Vu le code de justice administrative.

Considérant ce qui suit :

1. Par contrat conclu le 27 novembre 2016, la métropole d'Aix-Marseille-Provence a confié à la société Entreprise Bronzo le lot n° 2, relatif à la collecte des déchets ménagers et assimilés et à la propreté de la voirie des 3ème et 14ème arrondissements de Marseille, d'un marché public ayant pour objet la propreté urbaine et la collecte des déchets ménagers et assimilés sur une partie du territoire de la ville de Marseille. Ayant constaté une mauvaise exécution de ce marché pendant la période allant de juin 2017 à octobre 2018, la métropole a émis un total de 18 titres exécutoires en vue du recouvrement de pénalités contractuelles pour un montant total de 275 875 euros. Par trois jugements statuant sur neuf requêtes de première instance distinctes le tribunal administratif de Marseille a, d'une part, ramené le montant total de ces pénalités à 101 475 euros et déchargé la société Entreprise Bronzo du reliquat et, d'autre part, annulé les décisions infligeant ces pénalités et rejetant les réclamations de la société dans cette même mesure. La métropole d'Aix-Marseille-Provence relève appel de ces jugement par trois requêtes d'appel distinctes.

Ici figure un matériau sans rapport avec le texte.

__global__ void __launch_bounds__(256)
lm_step_kernel(LMParams Q, LMState* S, LMEvalPoint* pt, const double* __restrict__ partials, int n_blocks, unsigned long long* trace, int trace_eval,
               PoseRecord* __restrict__ pose_out, SolveLog* __restrict__ log)
#if VELO_DEF_LMA
{
    lm_transition(Q, S, pt, partials, n_blocks, trace, trace_eval, nullptr, pose_out, log);
}
#else
;
#endif
__global__ void __launch_bounds__(256)
lm_step_peer_kernel(LMParams Q, LMState* S, LMEvalPoint* pt, const double* __restrict__ partials, int n_blocks, PeerComm C,
                    PoseRecord* __restrict__ pose_out, SolveLog* __restrict__ log)
#if VELO_DEF_LMA
{
    lm_transition(Q, S, pt, partials, n_blocks, nullptr, 0, &C, pose_out, log);
}
#else
;
#endif
__global__ void lm_begin_batch_kernel(const LMBatchItem* __restrict__ items)
#if VELO_DEF_LMA
{
    const LMBatchItem& it = items[blockIdx.x];
    lm_begin_body(it.S, const_cast<LMEvalPoint*>(it.A.pt), it.xd, it.n_valid);
    if (threadIdx.x == 0 && it.pose_out) it.pose_out->ready = 0;
}
#else
;
#endif
__global__ void __launch_bounds__(256)
lm_step_batch_kernel(LMParams Q, const LMBatchItem* __restrict__ items)
#if VELO_DEF_LMA
{
    const LMBatchItem& it = items[blockIdx.x];
    lm_transition(Q, it.S, const_cast<LMEvalPoint*>(it.A.pt), it.A.partials, it.n_rows, nullptr, 0, nullptr, it.pose_out, it.log);
}
#else
;
#endif
template <bool M_LDS, int PRE, int CHUNK, bool VIS = false>
__device__ __forceinline__ void eval_step_batch_body(const LMParams& Q, const LMBatchItem& it, int* __restrict__ tickets, const int first) {
    const int bx = blockIdx.x, nbx = it.nb_icp, nb_all = VIS ? it.nb_icp + it.nb_vis : it.nb_icp;
    if (bx >= nb_all) return;
#ifdef VELO_LM_SETPRIO
    __builtin_amdgcn_s_setprio(VELO_LM_SETPRIO);
#endif
    const EvalArgs& A = it.A;
    const RowPrefetchT<PRE> f = prefetch_rows<PRE>(A, (VIS && bx >= nbx) ? 0 : bx, nbx);
    __shared__ LMEvalPoint s_pt;
    __shared__ LMState sL;
    __shared__ double s_scratch[CHUNK * kNumAcc];
    __shared__ int s_last;
    static_assert(CHUNK * kNumAcc >= kScratchDoubles / 2, "the sweep's reduction needs 64 columns x 28");
    if (first) {
        if (threadIdx.x < 4) {
            double x[6];
#pragma unroll
            for (int k = 0; k < 6; k++) x[k] = it.xd ? it.xd[k] : it.S->x[k];
            eval_point_column(x, 0, threadIdx.x, &s_pt);
        }
        __syncthreads();
    } else
    if (!eval_point_load(A, &s_pt)) return;
    double acc[kNumAcc];
    if (VIS && bx >= nbx) {
        if (M_LDS) visual_sweep_one(A, s_pt, bx - nbx, it.nb_vis, acc);
        else visual_sweep_acc(A, s_pt, bx - nbx, it.nb_vis, acc);
        block_reduce_store<true>(acc, A.partials + (size_t)(A.vis_row0 + bx - nbx) * kNumAcc, s_scratch);
    } else {
        sweep_rows<M_LDS, PRE>(A, f, s_pt, bx, nbx, acc);
        block_reduce_store<true>(acc, A.partials + (size_t)bx * kNumAcc, s_scratch);
    }
    asm volatile("s_waitcnt vmcnt(0)" ::: "memory");
    __syncthreads();
    if (threadIdx.x == 0) s_last = __hip_atomic_fetch_add(tickets + blockIdx.y, 1, __ATOMIC_RELAXED, __HIP_MEMORY_SCOPE_AGENT) == nb_all - 1 ? 1 : 0;
    __syncthreads();
    if (!s_last) return;
    if (threadIdx.x == 0) __hip_atomic_store(tickets + blockIdx.y, 0, __ATOMIC_RELAXED, __HIP_MEMORY_SCOPE_AGENT);
    lm_advance<true, CHUNK, false, true>(Q, it.S, A.partials, it.n_rows, first ? 2 : 0, it.xd, it.n_valid, s_scratch, &sL, &s_pt, nullptr, 0, nullptr, it.pose_out, it.log);
    const int t = threadIdx.x;
    LMEvalPoint* pt = const_cast<LMEvalPoint*>(A.pt);
    if (t < (int)(sizeof(LMState) / 8)) reinterpret_cast<unsigned long long*>(it.S)[t] = reinterpret_cast<const unsigned long long*>(&sL)[t];
    else if (t >= 64 && t < 64 + (int)(sizeof(LMEvalPoint) / 8)) reinterpret_cast<unsigned long long*>(pt)[t - 64] = reinterpret_cast<const unsigned long long*>(&s_pt)[t - 64];
}
__global__ void __launch_bounds__(kEvalThreads)
eval_step_batch_kernel(LMParams Q, const LMBatchItem* __restrict__ items, int* __restrict__ tickets, int first)
#if VELO_DEF_LMB
{
    eval_step_batch_body<false, kPre, kStepChunk>(Q, items[blockIdx.y], tickets, first);
}
#else
;
#endif
#ifndef VELO_LEAN_PRE
#define VELO_LEAN_PRE 1
#endif
__global__ void __launch_bounds__(kEvalThreads) __attribute__((amdgpu_num_vgpr(152)))
eval_step_batch_lean_kernel(LMParams Q, const LMBatchItem* __restrict__ items, int* __restrict__ tickets, int first)
#if VELO_DEF_LMB
{
    eval_step_batch_body<true, VELO_LEAN_PRE, 64>(Q, items[blockIdx.y], tickets, first);
}
#else
;
#endif
__global__ void __launch_bounds__(kEvalThreads) __attribute__((amdgpu_num_vgpr(152)))
eval_step_batch_lean_vis_kernel(LMParams Q, const LMBatchItem* __restrict__ items, int* __restrict__ tickets, int first)
#if VELO_DEF_LMB
{
    eval_step_batch_body<true, VELO_LEAN_PRE, 64, true>(Q, items[blockIdx.y], tickets, first);
}
#else
;
#endif
__global__ void __launch_bounds__(kEvalThreads)
eval_step_batch_vis_kernel(LMParams Q, const LMBatchItem* __restrict__ items, int* __restrict__ tickets, int first)
#if VELO_DEF_LMB
{
    eval_step_batch_body<false, kPre, kStepChunk, true>(Q, items[blockIdx.y], tickets, first);
}
#else
;
#endif
struct LMBatchPackV { LMBatchItem item[4]; };
__global__ void __launch_bounds__(kEvalThreads)
eval_step_batch_v_kernel(LMParams Q, LMBatchPackV P, int* __restrict__ tickets, int first)
#if VELO_DEF_LMB
{
    eval_step_batch_body<false, kPre, kStepChunk>(Q, P.item[blockIdx.y], tickets, first);
}
#else
;
#endif
__global__ void __launch_bounds__(kEvalThreads) __attribute__((amdgpu_num_vgpr(152)))
eval_step_batch_lean_v_kernel(LMParams Q, LMBatchPackV P, int* __restrict__ tickets, int first)
#if VELO_DEF_LMB
{
    eval_step_batch_body<true, VELO_LEAN_PRE, 64>(Q, P.item[blockIdx.y], tickets, first);
}
#else
;
#endif
__global__ void __launch_bounds__(kEvalThreads) __attribute__((amdgpu_num_vgpr(152)))
eval_step_batch_lean_vis_v_kernel(LMParams Q, LMBatchPackV P, int* __restrict__ tickets, int first)
#if VELO_DEF_LMB
{
    eval_step_batch_body<true, VELO_LEAN_PRE, 64, true>(Q, P.item[blockIdx.y], tickets, first);
}
#else
;
#endif
template <bool M_LDS, int PRE, int CHUNK>
__device__ __forceinline__ void lm_iter_lean_body(const EvalArgs& A, const LMParams& Q, const LMState* __restrict__ Sin, LMState* __restrict__ Sout,
                                                  const double* __restrict__ pin, int n_in, double* __restrict__ pout, int first,
                                                  const double* __restrict__ x_in, const int* __restrict__ n_valid, const int bx, const int nbx,
                                                  PoseRecord* pose_out, SolveLog* log) {
    __shared__ LMState sL;
    __shared__ LMEvalPoint s_pt;
    __shared__ double s_scratch[CHUNK * kNumAcc];
    const RowPrefetchT<PRE> f = prefetch_rows<PRE>(A, bx, nbx);
    lm_advance<false, CHUNK>(Q, Sin, pin, n_in, first, x_in, n_valid, s_scratch, &sL, &s_pt, nullptr, 0, nullptr, pose_out, log, bx == 0);
    const int t = threadIdx.x;
    if (bx == 0 && t < (int)(sizeof(LMState) / 8)) reinterpret_cast<unsigned long long*>(Sout)[t] = reinterpret_cast<const unsigned long long*>(&sL)[t];
    if (sL.done) return;
    double acc[kNumAcc];
    sweep_rows<M_LDS, PRE>(A, f, s_pt, bx, nbx, acc);
    block_reduce_store(acc, pout + (size_t)bx * kNumAcc, s_scratch);
}
__global__ void __launch_bounds__(kEvalThreads) __attribute__((amdgpu_num_vgpr(152)))
lm_iter_batch_lean_kernel(LMParams Q, LMBatchPackV P, int parity, int first, size_t half)
#if VELO_DEF_LMB
{
    const LMBatchItem& it = P.item[blockIdx.y];
    if ((int)blockIdx.x >= it.nb_icp) return;
    lm_iter_lean_body<true, VELO_LEAN_PRE, 64>(it.A, Q, it.S + parity, it.S + (parity ^ 1), it.A.partials + (size_t)parity * half, it.nb_icp,
                                               it.A.partials + (size_t)(parity ^ 1) * half, first, it.xd, it.n_valid, blockIdx.x, it.nb_icp, it.pose_out, it.log);
}
#else
;
#endif
__device__ __forceinline__ int ctl_load(const int* p) { return __hip_atomic_load(p, __ATOMIC_RELAXED, __HIP_MEMORY_SCOPE_AGENT); }
__device__ __forceinline__ void ctl_store(int* p, int v) { __hip_atomic_store(p, v, __ATOMIC_RELAXED, __HIP_MEMORY_SCOPE_AGENT); }
#ifndef VELO_TEST_ATTR
#define VELO_TEST_ATTR __attribute__((amdgpu_num_vgpr(152)))
#endif
struct AgCtl { int epoch, abort, pad[30]; int flag[2][kMaxEvalBlocks]; };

2. Aux termes de l'article R. 222-1 du code de justice administrative : " Les présidents de tribunal administratif et de cour administrative d'appel, les premiers vice-présidents des tribunaux et des cours, le vice-président du tribunal administratif de Paris, les présidents de formation de jugement des tribunaux et des cours et les magistrats ayant une ancienneté minimale de deux ans et ayant atteint au moins le grade de premier conseiller désignés à cet effet par le président de leur juridiction peuvent, par ordonnance : 1° Donner acte des désistements ; () ".

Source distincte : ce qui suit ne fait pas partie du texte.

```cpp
extern "C" int pr_packed_size(const pr_object_model_t* model, size_t* bytes) {
    PR_REQUIRE(model && bytes, "pr_packed_size: NULL argument");
    pr::ModelDims d;
    pr::PackedLayout l;
    PR_TRY(pr::compute_dims(*model, &d));
    PR_TRY(pr::compute_layout(*model, d, &l));
    *bytes = (size_t)l.total * sizeof(float);
    return PR_OK;
}

extern "C" int pr_pack_model(const pr_object_model_t* model, int32_t precision, void* packed, size_t packed_bytes, void* stream) {
    PR_REQUIRE(precision == PR_PRECISION_FP32 || precision == PR_PRECISION_F16X3 || precision == PR_PRECISION_F16,
               "pr_pack_model: precision must be one of PR_PRECISION_*");
    PR_REQUIRE(model && packed, "pr_pack_model: NULL argument");
    PR_REQUIRE(((uintptr_t)packed & 15) == 0, "pr_pack_model: packed buffer must be 16-byte aligned");
    pr::ModelDims d;
    pr::PackedLayout l;
    PR_TRY(pr::compute_dims(*model, &d));
    PR_TRY(pr::compute_layout(*model, d, &l));
    PR_REQUIRE(packed_bytes >= (size_t)l.total * sizeof(float), "pr_pack_model: buffer too small (%zu < %zu)",
               packed_bytes, (size_t)l.total * sizeof(float));
    pr::PackJobs jobs;
    jobs.seg_kind = precision ? 2 : 0;
    PR_TRY(pr::build_pack_jobs(*model, d, l, static_cast<float*>(packed), &jobs));
    hipLaunchKernelGGL(pr::k_pack, dim3(64, jobs.n), dim3(256), 0, (hipStream_t)stream, jobs);
    PR_LAUNCH_CHECK();
    return PR_OK;
}

extern "C" int pr_pack_models(int32_t count, const pr_object_model_t* const* models, const int32_t* precisions, void* const* packed,
                              const size_t* packed_bytes, void* stream) {
    PR_REQUIRE(count >= 0 && (count == 0 || (models && precisions && packed && packed_bytes)), "pr_pack_models: NULL argument");
    static thread_local pr::PackJobs all, one;
    all.n = 0;
    all.seg_kind = 0;
    auto flush = [&]() -> int {
        if (all.n == 0) return PR_OK;
        hipLaunchKernelGGL(pr::k_pack, dim3(64, all.n), dim3(256), 0, (hipStream_t)stream, all);
        PR_LAUNCH_CHECK();
        all.n = 0;
        return PR_OK;
    };
// ... 19 lines not shown
```

playableenvironments_amd/csrc/mlp_tile.h:

```cpp
#pragma once
#include "pr_common.h"

#include <cstddef>

namespace pr {

typedef float f32x16 __attribute__((ext_vector_type(16)));
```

3. Par un mémoire enregistré le 8 novembre 2022, la métropole a déclaré se désister de ses requêtes d'appel. Ce désistement est pur et simple. il y a lieu d'en donner acte.

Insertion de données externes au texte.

__device__ __forceinline__ uint32_t nibble_sum(uint32_t x) {
    x = (x & 0x0F0F0F0Fu) + ((x >> 4) & 0x0F0F0F0Fu);
    return (x * 0x01010101u) >> 24;
}
constexpr int kBackList = 2048;
__global__ void __launch_bounds__(kCRT) code_seg_reduce_kernel(const uint16_t* __restrict__ segs,
                                                               const uint4* __restrict__ hdr,
                                                               const uint8_t* __restrict__ dir, int64_t n_chunks,
                                                               uint32_t seg_cap, int dir_cap, int bwc, int n_cg,
                                                               uint32_t* __restrict__ part_ch, uint32_t list_cap,
                                                               int slotted) {
    __shared__ uint32_t h[kHistMax];
    __shared__ int slots[kCRT];
    __shared__ uint32_t blist[kBackList];
    __shared__ uint32_t nlist;
    const int bucket = blockIdx.x / n_cg, grp = blockIdx.x % n_cg;
    const int hn = 1 << (bwc + 3);
    for (int i = threadIdx.x; i < hn; i += kCRT) h[i] = 0;
    if (threadIdx.x == 0) nlist = 0;
    __syncthreads();
    const int64_t per = (n_chunks + n_cg - 1) / n_cg;
    const int64_t c_lo = min(n_chunks, (int64_t)grp * per), c_hi = min(n_chunks, c_lo + per);
    const int wave = __builtin_amdgcn_readfirstlane(threadIdx.x >> 6), lane = threadIdx.x & 63;
    auto slot = [](uint32_t c) { return c ^ ((c >> 5) & 31u); };
    auto add = [&](uint32_t c) {
        if (c != 0xFFFFu) __hip_atomic_fetch_add(&h[slot(c)], 1u, __ATOMIC_RELAXED, __HIP_MEMORY_SCOPE_WORKGROUP);
    };
    auto add8 = [&](const u32x4 v) {
        add(v.x & 0xFFFFu), add(v.x >> 16), add(v.y & 0xFFFFu), add(v.y >> 16);
        add(v.z & 0xFFFFu), add(v.z >> 16), add(v.w & 0xFFFFu), add(v.w >> 16);
    };
    const int bw_ = bucket >> 3, bs = 4 * (bucket & 7);
    auto list_back = [&](int64_t c, uint32_t bmw) {
        if ((bmw >> (bucket & 31)) & 1u) {
            const uint32_t i = __hip_atomic_fetch_add(&nlist, 1u, __ATOMIC_RELAXED, __HIP_MEMORY_SCOPE_WORKGROUP);
            if (i < list_cap) blist[i] = (uint32_t)(c - c_lo);
        }
    };
    if (slotted) {
        const uint32_t* const hw = reinterpret_cast<const uint32_t*>(hdr + 2) + (bucket < 32 ? 0 : 1);
        const uint32_t loff = (uint32_t)(lane >> 3) * seg_cap * (kBinQ * 2) + 16u * (lane & 7);
        const uint32_t tstr = 8u * seg_cap * (kBinQ * 2);
        auto load = [&](u32x4 (&v)[8], uint32_t& bm, int64_t c0, auto whole) {
            const char* const p = reinterpret_cast<const char*>(segs + (c0 * seg_cap + bucket) * kBinQ);
#pragma unroll
            for (int t = 0; t < 8; ++t)
                if (whole || c0 + 8 * t + (lane >> 3) < c_hi)
                    v[t] = *reinterpret_cast<const u32x4*>(p + (loff + t * tstr));
            if (whole || c0 + lane < c_hi) bm = hw[4 * kBinHdr * (c0 + lane)];
        };
        auto count = [&](const u32x4 (&v)[8], uint32_t bm, int64_t c0, auto whole) {
// ... 78 lines not shown
        uint64_t mb = lanes((bm >> bucket) & 1ull);
        if (!mb) continue;
        const uint32_t nb = h1.w;
        const uint32_t d[4] = {h2.z, h2.w, h3.x, h3.y};
        uint32_t hit = 0;
#pragma unroll
        for (int k = 0; k < 16; ++k)
            hit |= (((d[k >> 2] >> (8 * (k & 3))) & 0xFFu) == bb && (uint32_t)k < nb) ? 1u << k : 0u;
        for (uint32_t base = 0;;) {
            for (;;) {
                const uint64_t mm = lanes(in_mask(mb) && hit != 0u);
                if (!mm) break;
                uint32_t sg = 0;
                if (hit) {
                    const uint32_t k = (uint32_t)__builtin_ctz(hit);
                    hit &= hit - 1u;
                    sg = (uint32_t)c * seg_cap + seg_cap - 1u - (base + k);
                }
                stream8(mm, sg);
            }
            base += 16;
            mb &= lanes(base < nb);
            if (!mb) break;
            if (in_mask(mb)) {
                const u32x4 q = *reinterpret_cast<const u32x4*>(dir + c * (int64_t)dir_cap + base);
                const uint32_t e[4] = {q.x, q.y, q.z, q.w};
#pragma unroll
                for (int k = 0; k < 16; ++k)
                    hit |= (((e[k >> 2] >> (8 * (k & 3))) & 0xFFu) == bb && base + k < nb) ? 1u << k : 0u;
            }
        }
    }
    __syncthreads();
    uint32_t* out = part_ch + (int64_t)blockIdx.x * hn;
    for (int i = threadIdx.x; i < hn; i += kCRT) out[i] = h[slot(i)];
}

constexpr int kRT = 1024;
constexpr int kBand = 8192;
constexpr int kHashR = 4096;
constexpr int kHashF = 8192;
constexpr int kFT = 512;
constexpr int kSlotCap = kBand + kHashF;

template <int CAP, int THREADS>
struct HTab {
    uint32_t* keys;
    uint32_t* vals;
    int* nuniq;
    __device__ void init() {
        for (int t = threadIdx.x; t < CAP; t += THREADS) {
            keys[t] = kEmpty;
            vals[t] = 0;
        }
        if (threadIdx.x == 0) *nuniq = 0;
    }
    __device__ __forceinline__ bool insert(uint32_t key, uint32_t c) {
        uint32_t h = hash32(key) & (CAP - 1);
        for (int probe = 0; probe < CAP; ++probe) {
            const uint32_t k = __hip_atomic_load(&keys[h], __ATOMIC_RELAXED, __HIP_MEMORY_SCOPE_WORKGROUP);
            if (k == key) {
                atomicAdd(&vals[h], c);
                return true;
            }
            if (k == kEmpty) {
                const uint32_t old = atomicCAS(&keys[h], kEmpty, key);
                if (old == kEmpty || old == key) {
                    if (old == kEmpty) atomicAdd(nuniq, 1);
// ... 1165 lines not shown

void sets_release(SetsJob* job) {
    if (!job) return;
    job->ctx->job_open = false;
    job->ctx->mark_set = false;
    delete job;
}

4. Par un mémoire enregistré le lendemain, la société Entreprise Bronzo a déclaré accepter ce désistement. Ce faisant, elle s'est elle-même désistée de l'ensemble des conclusions présentées en défense.

O R D O N N E :

Article 1er : Il est donné acte du désistement de la métropole Aix-Marseille-Provence de ses requêtes d'appel nos 20MA03178, 20MA03179 et 20MA03180.

Article 2 : Il est donné acte à la société Entreprise Bronzo du désistement des conclusions qu'elle a présentées dans ces instances.

Article 3 : Le présent arrêt sera notifié à la métropole d'Aix-Marseille-Provence et à la société Entreprise Bronzo.

Copie en sera adressée au préfet des Bouches-du-Rhône.